Limitations. As stated in Sect. 3.4, our interview only covers one particular project, which was in the special situation that the high degree of test coverage had to be achieved ex-post. Furthermore, we only interviewed one project team. Hence, our findings are grounded in a few developers’ opinions and, therefore, are hard to generalize. Also, in the project studied, 100% coverage was not required from the beginning. That is, it remains unclear if the lessons learned would be the same if a project starts with such a requirement right from the beginning. Finally, further implications on the system as such were not in the scope of this study.

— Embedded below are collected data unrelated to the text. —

## Recompute pointwise-conv pre-activation inside GroupNorm backward instead of storing it

The quantized pointwise conv forward can now skip writing its float pre-activation z when the next layer is GroupNorm. The GN backward apply kernel recomputes z on the fly with a fused q-GEMM main loop and applies the producer's activation/quant backward. This removes a large float activation write and read in exchange for redoing the GEMM in backward. Other paths rebuild z lazily when needed.

```diff
diff --git a/fqss_amd/_lib.py b/fqss_amd/_lib.py
--- a/fqss_amd/_lib.py
+++ b/fqss_amd/_lib.py
@@ -74,6 +74,8 @@
     "fqss_dwq_bwd_gn": [P, P, P, P, P, P, P, P, I32, I32, I32, I32, I32, I32, I64, I64, I64, I32, P, P, P, P, P, P, P, P],
     "fqss_gnq_bwd_rows": [P, P, P, P, P, P, P, I32, I32, I32, I64, I64, P, P, P, P, P],
     "fqss_gnq_bwd_apply": [P, P, P, P, P, P, P, P, P, P, I32, I32, I32, I64, I64, I64, P, P, P, P, I64, I32, P, P, P, P],
+    "fqss_gnq_bwd_apply_rz": [P, P, P, P, P, P, P, P, P, P, I32, I32, I32, I64, I64, I64, P, P, P, P, I32, I64, P, P, P, P, P, P,
+                              I32, P, P, P, P],
     "fqss_split3_planes": [P, P, I64, P],
     "fqss_tgemm": [P, P, I32, I32, I32, I32, I64, I32, P, P, P, F32, P, P, I32, P, P, I32, P, P, I64, P, P, I64, P],
     "fqss_tgemm_tiled": [P, P, I32, I32, I32, I32, I64, I32, P, P, P, F32, P, P, I32, P, P, I32, P, P, I64, P, P, I64, P],
diff --git a/fqss_amd/csrc/desc_api.hip b/fqss_amd/csrc/desc_api.hip
--- a/fqss_amd/csrc/desc_api.hip
+++ b/fqss_amd/csrc/desc_api.hip
@@ -144,23 +144,32 @@
     FQSS_REQUIRE(qx && qx->qmin && qx->qmax && q1 && q1->qmin && q1->qmax, "null quantizer");
     FQSS_REQUIRE(w && w->idx && w->dw && w->rw && w->Co > 0 && w->Ci > 0, "null weight codes");
     DESC_ROWS(rx, x, FQSS_DT_U8);
-    DESC_ROWS(rz1, z1, FQSS_DT_F32);
     DESC_ROWS(ry1, y1, FQSS_DT_U8);
     FQSS_REQUIRE(rx.C == w->Ci, "x channels != Ci");
-    FQSS_REQUIRE(rz1.B == rx.B && rz1.M == rx.M && same_shape(rz1, ry1), "z1 / y1 shapes");
-    const int Co1 = (int)rz1.C;
+    FQSS_REQUIRE(ry1.B == rx.B && ry1.M == rx.M, "y1 shape");
+    const bool no_z = z1 == nullptr;
+    Rows rz1{};
+    if (!no_z) {
+        DESC_ROWS(rz1_, z1, FQSS_DT_F32);
+        FQSS_REQUIRE(same_shape(rz1_, ry1), "z1 / y1 shapes");
+        rz1 = rz1_;
+    }
+    const int Co1 = (int)ry1.C;
     int Co2 = 0;
     Rows rz2{}, ry2{};
     if (z2 != nullptr || y2 != nullptr) {
-        FQSS_REQUIRE(z2 && y2 && q2 && q2->qmin && q2->qmax, "second layer: z2, y2 and q2 all needed");
-        DESC_ROWS(rz2_, z2, FQSS_DT_F32);
+        FQSS_REQUIRE(y2 && q2 && q2->qmin && q2->qmax && (z2 != nullptr) == !no_z, "second layer: y2 and q2 needed, z2 iff z1");
         DESC_ROWS(ry2_, y2, FQSS_DT_U8);
-        FQSS_REQUIRE(rz2_.B == rx.B && rz2_.M == rx.M && same_shape(rz2_, ry2_), "z2 / y2 shapes");
-        rz2 = rz2_;
+        FQSS_REQUIRE(ry2_.B == rx.B && ry2_.M == rx.M, "y2 shape");
+        if (!no_z) {
+            DESC_ROWS(rz2_, z2, FQSS_DT_F32);
+            FQSS_REQUIRE(same_shape(rz2_, ry2_), "z2 / y2 shapes");
+            rz2 = rz2_;
+        }
         ry2 = ry2_;
-        Co2 = (int)rz2.C;
-    }
-    FQSS_REQUIRE(Co1 + Co2 == w->Co, "z1 + z2 channels != Co of the weight codes");
+        Co2 = (int)ry2.C;
+    }
+    FQSS_REQUIRE(Co1 + Co2 == w->Co, "y1 + y2 channels != Co of the weight codes");
     int64_t* stats = nullptr;
     if (ws != nullptr && Co2 == 0) {
         const int64_t need = ws_bytes_of("pwconv_fq_fwd", rx.B, Co1, rx.M);
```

Future Work. As part of the future work, we plan to include the remaining interviews conducted with project support personnel into the evaluation. Furthermore, since the interviews revealed numerous interesting findings not directly aligned with the major research question, future work will put more emphasis on the other parts of the interviews. We also want to investigate links between techniques like “defensive programming” and their effect on coverage, and as a justification for not achieving 100% coverage. Finally, even though we already collected and presented some qualitative data (Sect. 4.1), we also plan to include more quantitative data into the study to gather further insights. We might still be able to obtain and to take into consideration some data that has high correlation with hard-to-test modules, like complexity, nesting depth, fan-in, fan-out, etc.